## [Data extracts]
━━━━
_SCALARS = {"int32_t": C.c_int32, "int64_t": C.c_int64, "float": C.c_float, "double": C.c_double}
_RETURNS = {"int32_t": C.c_int32, "int64_t": C.c_int64, "const char*": C.c_char_p}
_BYREF = {"adf_batch": BatchDesc, "adf_painn_hparams": Hparams, "adf_eqv2_hparams": EqV2Hparams, "adf_tune": Tune,
          "adf_counters": Counters, "adf_eqv2_counters": EqV2Counters, "adf_active_field": ActiveField}


def parse_header(text: str) -> dict:
    text = re.sub(r"/\*.*?\*/|//[^\n]*", " ", text, flags=re.S)
    text = re.sub(r"^[ \t]*#.*$", " ", text, flags=re.M)
    structs = set(re.findall(r"typedef\s+struct\s*\w*\s*\{[^}]*\}\s*(\w+)\s*;", text))
    text = re.sub(r"(typedef\s+struct|enum)\s*\w*\s*\{[^}]*\}\s*\w*\s*;", " ", text)
    handles = set(re.findall(r"typedef\s+struct\s+\w+\s*\*\s*(adf_\w+_t)\s*;", text))
    text = re.sub(r"typedef\s+struct\s+\w+\s*\*\s*adf_\w+_t\s*;|extern\s+\"C\"\s*\{|\}", " ", text)
    pointees = set(_SCALARS) | structs | handles | {"void", "char", "uint8_t"}

    def argtype(fn: str, param: str):
        tokens = [t for t in re.findall(r"\w+|\*|\S", param) if t != "const"]
        base, stars, name = tokens[:1], tokens[1:-1], tokens[-1:]
        if len(tokens) < 2 or any(t != "*" for t in stars) or not re.fullmatch(r"[A-Za-z_]\w*", name[0]) or name[0] in pointees:
            raise ValueError(f"{fn}: parameter {param.strip()!r} is not `type name`")
        base = base[0]
        if stars:
            if base not in pointees:
                raise ValueError(f"{fn}: parameter {param.strip()!r} points to the unknown type {base!r}")
            return C.POINTER(_BYREF[base]) if base in _BYREF and len(stars) == 1 else C.c_void_p
        if base in handles:
            return C.c_void_p
        if base not in _SCALARS:
            raise ValueError(f"{fn}: parameter {param.strip()!r} has the unknown type {base!r}")
        return _SCALARS[base]

    out = {}
    for stmt in filter(None, (s.strip() for s in text.split(";"))):
        m = re.fullmatch(r"(.*?)\b(adf_[a-z_0-9]+)\s*\((.*)\)", stmt, flags=re.S)
        if m is None:
            raise ValueError(f"not a prototype, an enum, a struct or a handle typedef: {' '.join(stmt.split())!r}")
        ret, fn, params = re.sub(r"\s*\*\s*", "*", " ".join(m.group(1).split())), m.group(2), m.group(3).strip()
        if ret not in _RETURNS:
            raise ValueError(f"{fn}: unknown return type {ret!r}")
        if fn in out:
            raise ValueError(f"{fn}: declared twice")
        out[fn] = (_RETURNS[ret], [] if params == "void" else [argtype(fn, p) for p in params.split(",")])
    return out


SIGNATURES = parse_header(HEADER.read_text())
EXPORTS = tuple(SIGNATURES)

_LIB = None


def lib_path() -> Path:
    import os

    override = os.environ.get("ADF_LIB_PATH")
    if override:
        return Path(override)
    return Path(__file__).resolve().parent / "libadsorbdiff_hip.so"
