     const int8_t *img = static_cast<const int8_t *>(q.in) + (int64_t)n * q.H * q.W * 3;
-    const int ntasks = 2 * f.npx;
     const int ppitch = dw_patch_pitch(f.npx);
     const uint32_t zpad = dw_patch_pad(d);
-    for (int base = 0; base < ntasks; base += 256) {
-        const bool valid = base + tid < ntasks;
-        const int task = valid ? base + tid : ntasks - 1;
-        const int j = task >> 1, cb = (task & 1) * 16;
-        const int pr = (int)(((uint32_t)j * f.rw_magic) >> 20);
-        const int pc = j - pr * f.rw;
-        const int sy = ry0 + pr, sx = rx0 + pc;
-        const bool inside = (unsigned)sy < (unsigned)q.Ho && (unsigned)sx < (unsigned)q.Wo;
-        const int y0 = sy * q.sh - q.pt, x0 = sx * q.sw - q.pl;
-        int qv[28];
-#pragma unroll
-        for (int ky = 0; ky < 3; ++ky)
-#pragma unroll
-            for (int kx = 0; kx < 3; ++kx) {
-                const int y = y0 + ky * q.dh, x = x0 + kx * q.dw;
-                const bool ok = inside && (unsigned)y < (unsigned)q.H && (unsigned)x < (unsigned)q.W;
-                const int8_t *px = img + ((int64_t)y * q.W + x) * 3;
-#pragma unroll
-                for (int c = 0; c < 3; ++c) qv[(ky * 3 + kx) * 3 + c] = ok ? (int)px[c] : q.in_zp;
-            }
-        qv[27] = 0;
-        uint32_t q4[7];
-#pragma unroll
-        for (int g = 0; g < 7; ++g)
-            q4[g] = (uint32_t)(qv[4 * g] & 0xFF) | ((uint32_t)(qv[4 * g + 1] & 0xFF) << 8) |
-                    ((uint32_t)(qv[4 * g + 2] & 0xFF) << 16) | ((uint32_t)(qv[4 * g + 3] & 0xFF) << 24);
-        if (base == 0) __syncthreads();
-        int acc[16];
-#pragma unroll
-        for (int e = 0; e < 16; ++e) acc[e] = 0;
-#pragma unroll
-        for (int g = 0; g < 7; ++g)
+    uint32_t *patch;
+    DwThreadConsts dwk;
+
+    if constexpr (MFMA) {
+        const int lane = tid & 63, frow = lane & 31, khalf = lane >> 5;
+        const int wave = __builtin_amdgcn_readfirstlane(tid >> 6);
+        uint32_t *ipatch = reinterpret_cast<uint32_t *>(smem);
+        patch = ipatch + ((f.ir * f.ipd + 3) & ~3);
+        const int iy0 = ry0 * q.sh - q.pt, ib0 = (rx0 * q.sw - q.pl) * 3, rowb = q.W * 3;
+        const __amdgpu_buffer_rsrc_t rsrc = __builtin_amdgcn_make_buffer_rsrc(const_cast<int8_t *>(img), 0, q.H * rowb, 0x00020000);
+        const int nd = f.ir * f.ipd;
+        uint32_t ib[NI][4];
+        bool iok[NI][4];
+#pragma unroll
+        for (int u = 0; u < NI; ++u) {
+            const int i = tid + 256 * u;
+            const int r = (int)(((uint32_t)i * f.ipd_magic) >> 20);
+            const int b = ib0 + 4 * (i - r * f.ipd);
+            const int y = iy0 + r;
+            const bool yok = (unsigned)y < (unsigned)q.H;
+            const int off = y * rowb + b;
+#pragma unroll
+            for (int e = 0; e < 4; ++e) {
+                ib[u][e] = __builtin_amdgcn_raw_buffer_load_b8(rsrc, off + e, 0, 0);
+                iok[u][e] = yok && (unsigned)(b + e) < (unsigned)rowb;
+            }
+        }
+        v4i fa;
+        const int32_t *w = static_cast<const int32_t *>(q.w);
+#pragma unroll
+        for (int j = 0; j < 4; ++j) {
+            const int g = 4 * khalf + j;
+            const int32_t v = w[(g < 7 ? g : 6) * 32 + frow];
+            fa[j] = g < 7 ? v : 0;
+        }
+        float4 mu[4], bi[4];
+        v16i ainit;
+#pragma unroll
+        for (int g = 0; g < 4; ++g) {
+            const int c = 8 * g + 4 * khalf;
+            const int4 ai = *reinterpret_cast<const int4 *>(q.acc_init + c);
+            mu[g] = *reinterpret_cast<const float4 *>(q.mult + c);
+            bi[g] = *reinterpret_cast<const float4 *>(q.bias + c);
+            ainit[4 * g] = ai.x, ainit[4 * g + 1] = ai.y, ainit[4 * g + 2] = ai.z, ainit[4 * g + 3] = ai.w;
+        }
+        dwk = dw_load_consts(d, 0, tid);
+        const uint32_t zb = (uint32_t)(q.in_zp & 0xff);
+#pragma unroll
+        for (int u = 0; u < NI; ++u) {
+            uint32_t v = 0;
+#pragma unroll
+            for (int e = 0; e < 4; ++e) v |= (iok[u][e] ? ib[u][e] : zb) << (8 * e);
+            if (tid + 256 * u < nd) ipatch[tid + 256 * u] = v;
+        }
+        __syncthreads();
+        const int rstep = q.sh * f.ipd * 4, cstep = q.sw * 3;
+        for (int tile = wave; tile < f.mt; tile += 4) {
+            const int jl = tile * 32 + frow;
+            const int j = jl < f.npx ? jl : f.npx - 1;
+            const int pr = (int)(((uint32_t)j * f.rw_magic) >> 20);
+            const int pc = j - pr * f.rw;
+            const bool inside = (unsigned)(ry0 + pr) < (unsigned)q.Ho && (unsigned)(rx0 + pc) < (unsigned)q.Wo;
+            const int o = pr * rstep + pc * cstep;
+            const uint32_t *p = ipatch + (o >> 2);
+            const uint32_t sb = (uint32_t)o & 3;
+            uint32_t r[3][3];
+#pragma unroll
+            for (int ky = 0; ky < 3; ++ky) {
+                const uint32_t v0 = p[ky * f.ipd], v1 = p[ky * f.ipd + 1], v2 = p[ky * f.ipd + 2];
+                r[ky][0] = __builtin_amdgcn_alignbyte(v1, v0, sb);
+                r[ky][1] = __builtin_amdgcn_alignbyte(v2, v1, sb);
+                r[ky][2] = v2 >> (8 * sb);
+            }
+            const uint32_t kd0 = r[0][0], kd1 = r[0][1];
+            const uint32_t kd2 = (r[0][2] & 0xFFu) | (r[1][0] << 8);
+            const uint32_t kd3 = __builtin_amdgcn_alignbyte(r[1][1], r[1][0], 3);
+            const uint32_t kd4 = (r[1][1] >> 24) | ((r[1][2] & 0xFFu) << 8) | (r[2][0] << 16);
+            const uint32_t kd5 = __builtin_amdgcn_alignbyte(r[2][1], r[2][0], 2);
+            const uint32_t kd6 = (r[2][1] >> 16) | ((r[2][2] & 0xFFu) << 16);
+            const bool hi = khalf != 0;
+            const v4i fb = {(int)(hi ? kd4 : kd0), (int)(hi ? kd5 : kd1), (int)(hi ? kd6 : kd2), hi ? 0 : (int)kd3};
+            const v16i acc = __builtin_amdgcn_mfma_i32_32x32x32_i8(fa, fb, ainit, 0, 0, 0);
+#pragma unroll
+            for (int g = 0; g < 4; ++g) {
+                const uint32_t pk = requant4_i8_sel<EPQ>(acc[4 * g], acc[4 * g + 1], acc[4 * g + 2], acc[4 * g + 3], mu[g], bi[g], q);
+                if (jl < f.npx) patch[dw_patch_slot(j, 2 * g + khalf, ppitch)] = inside ? pk : zpad;
+            }
+        }
+    } else {
+        int32_t *w_lds = reinterpret_cast<int32_t *>(smem);
+        int32_t *t_tab = w_lds + 7 * 32;
+        patch = reinterpret_cast<uint32_t *>(t_tab + 96);
+        if (tid < 224) w_lds[tid] = static_cast<const int32_t *>(q.w)[tid];
+        if (tid < 96) {
+            const int which = tid >> 5, i = tid & 31;
+            t_tab[tid] = which == 0 ? q.acc_init[i] : which == 1 ? __float_as_int(q.mult[i]) : __float_as_int(q.bias[i]);
+        }
+        dwk = dw_load_consts(d, 0, tid);
+        const int ntasks = 2 * f.npx;
+        for (int base = 0; base < ntasks; base += 256) {
+            const bool valid = base + tid < ntasks;
+            const int task = valid ? base + tid : ntasks - 1;
+            const int j = task >> 1, cb = (task & 1) * 16;
+            const int pr = (int)(((uint32_t)j * f.rw_magic) >> 20);
+            const int pc = j - pr * f.rw;
+            const int sy = ry0 + pr, sx = rx0 + pc;
+            const bool inside = (unsigned)sy < (unsigned)q.Ho && (unsigned)sx < (unsigned)q.Wo;
+            const int y0 = sy * q.sh - q.pt, x0 = sx * q.sw - q.pl;
+            int qv[28];
+#pragma unroll
+            for (int ky = 0; ky < 3; ++ky)
+#pragma unroll
+                for (int kx = 0; kx < 3; ++kx) {
+                    const int y = y0 + ky * q.dh, x = x0 + kx * q.dw;
+                    const bool ok = inside && (unsigned)y < (unsigned)q.H && (unsigned)x < (unsigned)q.W;
+                    const int8_t *px = img + ((int64_t)y * q.W + x) * 3;
+#pragma unroll
+                    for (int c = 0; c < 3; ++c) qv[(ky * 3 + kx) * 3 + c] = ok ? (int)px[c] : q.in_zp;
+                }
+            qv[27] = 0;
+            uint32_t q4[7];
+#pragma unroll
+            for (int g = 0; g < 7; ++g)
+                q4[g] = (uint32_t)(qv[4 * g] & 0xFF) | ((uint32_t)(qv[4 * g + 1] & 0xFF) << 8) |
+                        ((uint32_t)(qv[4 * g + 2] & 0xFF) << 16) | ((uint32_t)(qv[4 * g + 3] & 0xFF) << 24);
+            if (base == 0) __syncthreads();
+            int acc[16];
+#pragma unroll
+            for (int e = 0; e < 16; ++e) acc[e] = 0;
+#pragma unroll
+            for (int g = 0; g < 7; ++g)
+#pragma unroll
+                for (int v = 0; v < 4; ++v) {
+                    const int4 w = *reinterpret_cast<const int4 *>(&w_lds[g * 32 + cb + 4 * v]);
+                    acc[4 * v + 0] = __builtin_amdgcn_sdot4((int)q4[g], w.x, acc[4 * v + 0], false);
+                    acc[4 * v + 1] = __builtin_amdgcn_sdot4((int)q4[g], w.y, acc[4 * v + 1], false);
+                    acc[4 * v + 2] = __builtin_amdgcn_sdot4((int)q4[g], w.z, acc[4 * v + 2], false);
+                    acc[4 * v + 3] = __builtin_amdgcn_sdot4((int)q4[g], w.w, acc[4 * v + 3], false);
+                }
 #pragma unroll
             for (int v = 0; v < 4; ++v) {
-                const int4 w = *reinterpret_cast<const int4 *>(&w_lds[g * 32 + cb + 4 * v]);
-                acc[4 * v + 0] = __builtin_amdgcn_sdot4((int)q4[g], w.x, acc[4 * v + 0], false);
-                acc[4 * v + 1] = __builtin_amdgcn_sdot4((int)q4[g], w.y, acc[4 * v + 1], false);
-                acc[4 * v + 2] = __builtin_amdgcn_sdot4((int)q4[g], w.z, acc[4 * v + 2], false);
-                acc[4 * v + 3] = __builtin_amdgcn_sdot4((int)q4[g], w.w, acc[4 * v + 3], false);
-            }
-#pragma unroll
-        for (int v = 0; v < 4; ++v) {
-            const int c = cb + 4 * v;
-            const int4 ai = *reinterpret_cast<const int4 *>(t_tab + c);
-            const float4 mu = *reinterpret_cast<const float4 *>(t_tab + 32 + c);
-            const float4 bi = *reinterpret_cast<const float4 *>(t_tab + 64 + c);
-            const uint32_t pk = requant4_i8_sel<EPQ>(acc[4 * v] + ai.x, acc[4 * v + 1] + ai.y, acc[4 * v + 2] + ai.z,
-                                               acc[4 * v + 3] + ai.w, mu, bi, q);
-            if (valid) patch[dw_patch_slot(j, c >> 2, ppitch)] = inside ? pk : zpad;
+                const int c = cb + 4 * v;
+                const int4 ai = *reinterpret_cast<const int4 *>(t_tab + c);
+                const float4 mu = *reinterpret_cast<const float4 *>(t_tab + 32 + c);
+                const float4 bi = *reinterpret_cast<const float4 *>(t_tab + 64 + c);
+                const uint32_t pk = requant4_i8_sel<EPQ>(acc[4 * v] + ai.x, acc[4 * v + 1] + ai.y, acc[4 * v + 2] + ai.z,
+                                                   acc[4 * v + 3] + ai.w, mu, bi, q);
+                if (valid) patch[dw_patch_slot(j, c >> 2, ppitch)] = inside ? pk : zpad;
+            }
         }
     }
     __syncthreads();
@@ -106,6 +200,11 @@
     g.bh = f.bh, g.bw = f.bw, g.rw = f.rw, g.bw_magic = f.bw_magic, g.pitch = ppitch;
     g.oy0 = oy0, g.ox0 = ox0, g.ry0 = ry0, g.rx0 = rx0, g.n = n, g.ch0 = 0;
     depthwise_from_patch<EPD>(d, patch, g, dwk, tid, 256);
+}
+
+static size_t stemdw_lds_bytes(const StemDwArgs &f, bool mfma)
+{
+    return (mfma ? (size_t)((f.ir * f.ipd + 3) & ~3) * 4 : (size_t)(7 * 32 + 96) * 4) + dw_patch_bytes(f.npx);
 }
 
 static bool stemdw_geometry(const ConvArgs &q, const ConvArgs &d, StemDwArgs &f)
@@ -128,6 +227,14 @@
     f.rw_magic = ((1u << 20) + f.rw - 1) / f.rw;
     f.bw_magic = ((1u << 20) + f.bw - 1) / f.bw;
     if (f.npx >= 2048 || f.tiles_x > 65535 || (int64_t)f.tiles_y * d.N > 65535) return false;
+    static const char *mf = getenv("SHL_MI355X_STEMDW_MFMA");
+    f.ir = ((f.bh - 1) * d.sh + 2) * q.sh + 3;
+    const int ic = (f.rw - 1) * q.sw + 3;
+    f.ipd = (3 * ic + 3 + 3) / 4;
+    f.ipd_magic = ((1u << 20) + f.ipd - 1) / f.ipd;
+    f.mt = (f.npx + 31) / 32;
+    f.mfma = !(mf && mf[0] == '0') && q.dh == 1 && q.dw == 1 && (int64_t)q.H * q.W * 3 < ((int64_t)1 << 31) &&
+             f.ir * f.ipd <= 1024 && (int64_t)f.ir * f.ipd * f.ipd < (1 << 20) && stemdw_lds_bytes(f, true) <= 64 * 1024;
     return (int64_t)f.tiles_x * f.tiles_y * d.N <= 2048;
 }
━━━━
## [Task]
Using the listing above, locate the lines that hold "char" and copy each one.

## [Exercise answer]
_RETURNS = {"int32_t": C.c_int32, "int64_t": C.c_int64, "const char*": C.c_char_p}
    pointees = set(_SCALARS) | structs | handles | {"void", "char", "uint8_t"}
+    static const char *mf = getenv("SHL_MI355X_STEMDW_MFMA");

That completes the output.